Но и исполин, не ощущая своего тела, ничего не зная о своих силах, мчался за самолетом во весь дух!
Только благодаря неожиданному появлению старика Рахмета и моей схватке с Бетом самолет не взлетел на несколько минут раньше, когда исполин был от него слишком далеко…
Беглецы наконец почувствовали, что самолет оторвался от земли и плавно полетел.
Кобальский и испуганный Большой Кеша с облегчением переглянулись. Чтоб дать нам пройти, Большой Кеша, сидя, осторожно подвинулся.
– Сиди тихо, а то опять рухнем… – следуя за мной, сказал ему Кобальский и легко, прерывисто вздохнул.
Может, через минуту все сотряслось от сильнейшего толчка, а потом от другого. Момент неопределенности длился секунд десять. Некоторое время исполин бежал с самолетом в руках. Еще через несколько секунд на месте задней части фюзеляжа с треском и грохотом открылось в синее вечернее небо огромное зияющее отверстие…

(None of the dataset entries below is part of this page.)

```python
def matching_depth(mvol, cams, near_fars, H, W, res_level, n, pre_depths=None, ratio_cur=1.0, ratio_prev=1.0, return_lr=False,
                   jitter=None, saved=None):
    _chk(mvol, torch.float32, "matching volume")
    dev = mvol.device
    h, w = H // res_level, W // res_level
    lin_x = _linspace_dev(0, W - 1, w, dev)
    lin_y = _linspace_dev(0, H - 1, h, dev)
    lin_n = _linspace_dev(0.0, 1.0, n, dev)
    nf = _near_fars_host(near_fars)
    lr = torch.empty(cams.nv, h, w, dtype=torch.float32, device=dev)
    full = torch.empty(cams.nv, H, W, dtype=torch.float32, device=dev)
    if jitter is not None:
        _chk(jitter, torch.float32, "jitter")
        assert tuple(jitter.shape) == (cams.nv, h * w, 2)
    stats = torch.empty(cams.nv, h, w, 4, dtype=torch.float32, device=dev) if saved is not None else None
    _lib.lib().surf_matching_depth(_p(mvol), int(mvol.shape[0]), cams.nv, _np_ptr(cams.kinv), _np_ptr(cams.c2w),
                                   _np_ptr(cams.rinv), _np_ptr(nf), H, W, h, w, _p(lin_x), _p(lin_y), _p(lin_n), int(n),
                                   _p(pre_depths), float(ratio_cur), float(ratio_prev),
                                   _p(jitter), _p(lr), _p(full), _p(stats), _stream())
    if saved is not None:
        saved["stats"] = stats
    return (full, lr) if return_lr else full

# ... 1085 lines not shown
```

Measured before the change: 3.292 million.

## Compact active samples in ray-group/sample-block order for locality

Adds a blocked stream-compaction variant that emits active sample indices grouped as blocks of G rays by B consecutive samples instead of plain ray-major order. The default config (8 rays x 4 samples) routes the render's compaction through it, so downstream per-sample kernels (MLP, smoothing, gathers) process spatially neighbouring samples from nearby rays together, aiming for better cache and feature-volume locality. The cost is extra index arithmetic in the compaction kernels and a different ordering that downstream consumers must tolerate.

```diff
diff --git a/include/surf_hip.h b/include/surf_hip.h
--- a/include/surf_hip.h
+++ b/include/surf_hip.h
@@ -160,6 +160,8 @@
 
 int64_t surf_compact_workspace_ints(int64_t n);
 int surf_compact(const uint8_t* flags, int64_t n, int32_t* workspace, int32_t* idx_out, int32_t* total, void* stream);
+int surf_compact_blocked(const uint8_t* flags, int64_t n_rays, int64_t n_samples, int rays_per_block, int samples_per_block,
+                         int32_t* workspace, int32_t* idx_out, int32_t* total, void* stream);
 
 int surf_gather_rows(const void* src, const int32_t* idx, int64_t n, int row_words, int idx_shift, int dst_stride_words,
                      int dst_offset_words, void* dst, void* stream);
diff --git a/surf_amd/csrc/volume.hip b/surf_amd/csrc/volume.hip
--- a/surf_amd/csrc/volume.hip
+++ b/surf_amd/csrc/volume.hip
@@ -254,6 +254,130 @@
 #pragma unroll
   for (int k = 0; k < CP_ITEMS; ++k)
     if (bits & (1u << k)) idx_out[pos++] = (int32_t)(base + k);
+}
+
+struct CpBlocked {
+  int R, S, G, B, log_b;
+};
+
+struct CpWalk {
+  int blk, gb, sb, g, j;
+  __device__ __forceinline__ void seek(uint32_t p, const CpBlocked& a) {
+    const uint32_t per_blk = (uint32_t)a.G * (uint32_t)a.S;
+    blk = (int)(p / per_blk);
+    const uint32_t q = p - (uint32_t)blk * per_blk;
+    gb = min(a.G, a.R - blk * a.G);
+    const uint32_t chunk = (uint32_t)gb << a.log_b;
+    sb = (int)(q / chunk);
+    const uint32_t r = q - (uint32_t)sb * chunk;
+    g = (int)(r >> a.log_b);
+    j = (int)(r & (uint32_t)(a.B - 1));
+  }
+  __device__ __forceinline__ int32_t flat(const CpBlocked& a) const { return (blk * a.G + g) * a.S + (sb << a.log_b) + j; }
+  template <int W>
+  __device__ __forceinline__ void step(const CpBlocked& a) {
+    j += W;
+    if (j < a.B) return;
+    j = 0;
+    if (++g < gb) return;
+    g = 0;
+    if ((++sb << a.log_b) < a.S) return;
+    sb = 0;
+    ++blk;
+    gb = min(a.G, a.R - blk * a.G);
+  }
+};
+
+template <int W>
+__device__ __forceinline__ unsigned cp_mask_w(const uint8_t* __restrict__ p, bool aligned) {
+  unsigned bits = 0;
+  if (W >= 4 && aligned) {
+    uint32_t w[W >= 4 ? W / 4 : 1];
+    if constexpr (W == 16) {
+      const uint4 v = *reinterpret_cast<const uint4*>(p);
+      w[0] = v.x; w[1] = v.y; w[2] = v.z; w[3] = v.w;
+    } else if constexpr (W == 8) {
+      const uint2 v = *reinterpret_cast<const uint2*>(p);
+      w[0] = v.x; w[1] = v.y;
+    } else {
+      w[0] = *reinterpret_cast<const uint32_t*>(p);
+    }
+#pragma unroll
+    for (int k = 0; k < W; ++k) bits |= (((w[k >> 2] >> (8 * (k & 3))) & 0xffu) ? 1u : 0u) << k;
+  } else {
+#pragma unroll
+    for (int k = 0; k < W; ++k) bits |= (p[k] ? 1u : 0u) << k;
+  }
+  return bits;
+}
+
+template <int W>
+__device__ __forceinline__ unsigned cp_blocked_mask16(const uint8_t* __restrict__ flags, int64_t base, int64_t n,
+                                                      const CpBlocked& a, bool aligned, int32_t (&first)[CP_ITEMS / W]) {
+  unsigned bits = 0;
+#pragma unroll
+  for (int k = 0; k < CP_ITEMS / W; ++k) first[k] = 0;
+  if (base >= n) return 0;
+  CpWalk w;
+  w.seek((uint32_t)base, a);
+#pragma unroll
+  for (int k = 0; k < CP_ITEMS / W; ++k) {
+    if (base + k * W < n) {
+      first[k] = w.flat(a);
+      bits |= cp_mask_w<W>(flags + first[k], aligned) << (k * W);
+      w.template step<W>(a);
+    }
+  }
+  return bits;
+}
+
+template <int W>
+__global__ __launch_bounds__(CP_THREADS) void compact_blocked_count_kernel(const uint8_t* __restrict__ flags, int64_t n, CpBlocked a,
+                                                                           int32_t* __restrict__ block_counts, bool aligned) {
+  __shared__ int s_part[CP_THREADS / 64];
+  const int64_t base = (int64_t)blockIdx.x * CP_BLOCK + (int64_t)threadIdx.x * CP_ITEMS;
+  int32_t first[CP_ITEMS / W];
+  int c = __popc(cp_blocked_mask16<W>(flags, base, n, a, aligned, first));
+  c = (int)wave_sum((float)c);
+  if ((threadIdx.x & 63) == 0) s_part[threadIdx.x >> 6] = c;
+  __syncthreads();
+  if (threadIdx.x == 0) block_counts[blockIdx.x] = s_part[0] + s_part[1] + s_part[2] + s_part[3];
+}
+
+template <int W>
+__global__ __launch_bounds__(CP_THREADS) void compact_blocked_scatter_kernel(const uint8_t* __restrict__ flags, int64_t n, CpBlocked a,
+                                                                             const int32_t* __restrict__ block_offsets,
+                                                                             int32_t* __restrict__ idx_out, bool aligned) {
+  __shared__ int s_part[CP_THREADS / 64];
+  const int lane = threadIdx.x & 63, wave = threadIdx.x >> 6;
+  const int64_t base = (int64_t)blockIdx.x * CP_BLOCK + (int64_t)threadIdx.x * CP_ITEMS;
+  int32_t first[CP_ITEMS / W];
+  const unsigned bits = cp_blocked_mask16<W>(flags, base, n, a, aligned, first);
+  const int c = __popc(bits);
+  int incl = c;
+#pragma unroll
+  for (int o = 1; o < 64; o <<= 1) {
+    int t = __shfl_up(incl, o);
+    if (lane >= o) incl += t;
+  }
+  if (lane == 63) s_part[wave] = incl;
+  __syncthreads();
+  int wave_off = 0;
+  for (int w = 0; w < wave; ++w) wave_off += s_part[w];
+  int pos = block_offsets[blockIdx.x] + wave_off + incl - c;
+#pragma unroll
+  for (int k = 0; k < CP_ITEMS; ++k)
+    if (bits & (1u << k)) idx_out[pos++] = first[k / W] + (k % W);
+}
+
+template <int W>
+static void compact_blocked_launch(const uint8_t* flags, int64_t n, const CpBlocked& a, int32_t* workspace, int32_t* idx_out,
+                                   int32_t* total, hipStream_t st) {
+  const int nb = (int)((n + CP_BLOCK - 1) / CP_BLOCK);
+  const bool aligned = ((uintptr_t)flags & 15u) == 0;
+  hipLaunchKernelGGL(compact_blocked_count_kernel<W>, dim3(nb), dim3(CP_THREADS), 0, st, flags, n, a, workspace, aligned);
+  hipLaunchKernelGGL(compact_scan_kernel, dim3(1), dim3(1024), 0, st, workspace, nb, total);
+  hipLaunchKernelGGL(compact_blocked_scatter_kernel<W>, dim3(nb), dim3(CP_THREADS), 0, st, flags, n, a, workspace, idx_out, aligned);
 }
 
 __global__ __launch_bounds__(256) void gather_rows_kernel(const uint32_t* __restrict__ src, const int32_t* __restrict__ idx,
@@ -921,6 +1045,26 @@
   return surf_check_launch();
 }
 
+extern "C" int surf_compact_blocked(const uint8_t* flags, int64_t n_rays, int64_t n_samples, int rays_per_block,
+                                    int samples_per_block, int32_t* workspace, int32_t* idx_out, int32_t* total, void* stream) {
+  const int64_t G = rays_per_block, B = samples_per_block;
+  if (!flags || !workspace || !idx_out || !total || n_rays <= 0 || n_samples <= 0) return SURF_E_ARG;
+  if (G <= 0 || B <= 0 || (G & (G - 1)) || (B & (B - 1)) || n_samples % B) return SURF_E_ARG;
+  const int64_t n = n_rays * n_samples;
+  if (n_rays > 0x7fffffffLL || n_samples > 0x7fffffffLL || n + G * n_samples > 0x7fffffffLL) return SURF_E_LIMIT;
+  CpBlocked a;
+  a.R = (int)n_rays; a.S = (int)n_samples; a.G = (int)G; a.B = (int)B;
+  a.log_b = 0;
+  while ((1 << a.log_b) < a.B) ++a.log_b;
+  hipStream_t st = (hipStream_t)stream;
+  if (B >= 16) compact_blocked_launch<16>(flags, n, a, workspace, idx_out, total, st);
+  else if (B == 8) compact_blocked_launch<8>(flags, n, a, workspace, idx_out, total, st);
+  else if (B == 4) compact_blocked_launch<4>(flags, n, a, workspace, idx_out, total, st);
+  else if (B == 2) compact_blocked_launch<2>(flags, n, a, workspace, idx_out, total, st);
+  else compact_blocked_launch<1>(flags, n, a, workspace, idx_out, total, st);
+  return surf_check_launch();
+}
+
 extern "C" int surf_gather_rows(const void* src, const int32_t* idx, int64_t n, int row_words, int idx_shift,
                                 int dst_stride_words, int dst_offset_words, void* dst, void* stream) {
   if (!src || !idx || !dst || n <= 0 || row_words <= 0 || idx_shift < 0 || dst_stride_words < row_words) return SURF_E_ARG;
diff --git a/surf_amd/implicit_surface.py b/surf_amd/implicit_surface.py
--- a/surf_amd/implicit_surface.py
+++ b/surf_amd/implicit_surface.py
@@ -1,4 +1,5 @@
 import math
+import os
 
 import numpy as np
 import torch
@@ -152,6 +153,7 @@
 
 MESH_EXTRACTIONS = ("dense", "band")
 MESH_BAND_MARGIN = 2.0
+SAMPLE_BLOCK = (8, 4)
 
 
 class ImplicitSurface(nn.Module):
@@ -179,6 +181,13 @@
         if not self.mesh_band_margin >= 0.0:
             raise ValueError(f"render.mesh_band_margin must be >= 0, got {self.mesh_band_margin!r}")
         self.mesh_vertex_attributes = bool(confs.get_bool("render.vertex_attributes", False))
+        blk = confs.get_list("render.sample_block", list(SAMPLE_BLOCK))
+        if os.environ.get("SURF_SAMPLE_BLOCK"):
+            blk = os.environ["SURF_SAMPLE_BLOCK"].split(",")
+        self.sample_block = tuple(int(v) for v in blk)
+        G, B = self.sample_block if len(self.sample_block) == 2 else (0, 0)
+        if G < 1 or G & (G - 1) or B < 0 or B & (B - 1) or (B == 0 and G != 1):
+            raise ValueError(f"render.sample_block must be [G, B] with powers of two ([1, 0]: ray-major), got {list(blk)!r}")
         self._packed = None
         self.kernel_events = None
         self.active_samples_log = None
@@ -258,7 +267,10 @@
             if patch_warp and act.shape[0] == 0:
                 act = torch.arange(min(10, st["vmask"].numel()), dtype=torch.int32, device=dev)
         else:
-            act, n_act = timed("compact", lambda: ops.compact_counted(st["vmask"]))
+            S = st["mid_z"].shape[1]
+            G, B = self.sample_block
+            blk = (S, G, B) if B > 0 and S % B == 0 else None
+            act, n_act = timed("compact", lambda: ops.compact_counted(st["vmask"], block=blk))
         side_fwd = None
         if patch_warp:
             def smooth_branch():
diff --git a/surf_amd/ops.py b/surf_amd/ops.py
--- a/surf_amd/ops.py
+++ b/surf_amd/ops.py
@@ -968,14 +968,20 @@
     return idx[:int(total.item())]
 
 
-def compact_counted(flags):
+def compact_counted(flags, block=None):
     _chk(flags, torch.uint8, "flags")
     n = flags.numel()
     dev = flags.device
     ws = torch.empty(_lib.lib().surf_compact_workspace_ints(n), dtype=torch.int32, device=dev)
     idx = torch.empty(n, dtype=torch.int32, device=dev)
     total = torch.empty(1, dtype=torch.int32, device=dev)
-    _lib.lib().surf_compact(_p(flags), n, _p(ws), _p(idx), _p(total), _stream())
+    if block is None:
+        _lib.lib().surf_compact(_p(flags), n, _p(ws), _p(idx), _p(total), _stream())
+    else:
+        S, G, B = (int(v) for v in block)
+        if S <= 0 or n % S:
+            raise ValueError(f"compact_counted: {n} flags are no whole number of rays of {S} samples")
+        _lib.lib().surf_compact_blocked(_p(flags), n // S, S, G, B, _p(ws), _p(idx), _p(total), _stream())
     return idx, total
 
 
```

Measured after the change: 3.356 million (median of 6 runs). +2.0%, better.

Когда я очнулся, была ночь. Откуда-то несло гарью. Я едва мог пошевелиться. Ничего… все-таки жив!
Утром я увидел, что нахожусь недалеко от разрушенного самолета. Поднялся и, кое-как передвигая ноги, пошел к нему. Недалеко от груды самолетных развалин в позе безмятежно спящего лежало каменно-неподвижное, будто изваяние, тело моего освободителя. Нетрудно было догадаться, что это он извлек меня из самолета и отнес в сторону.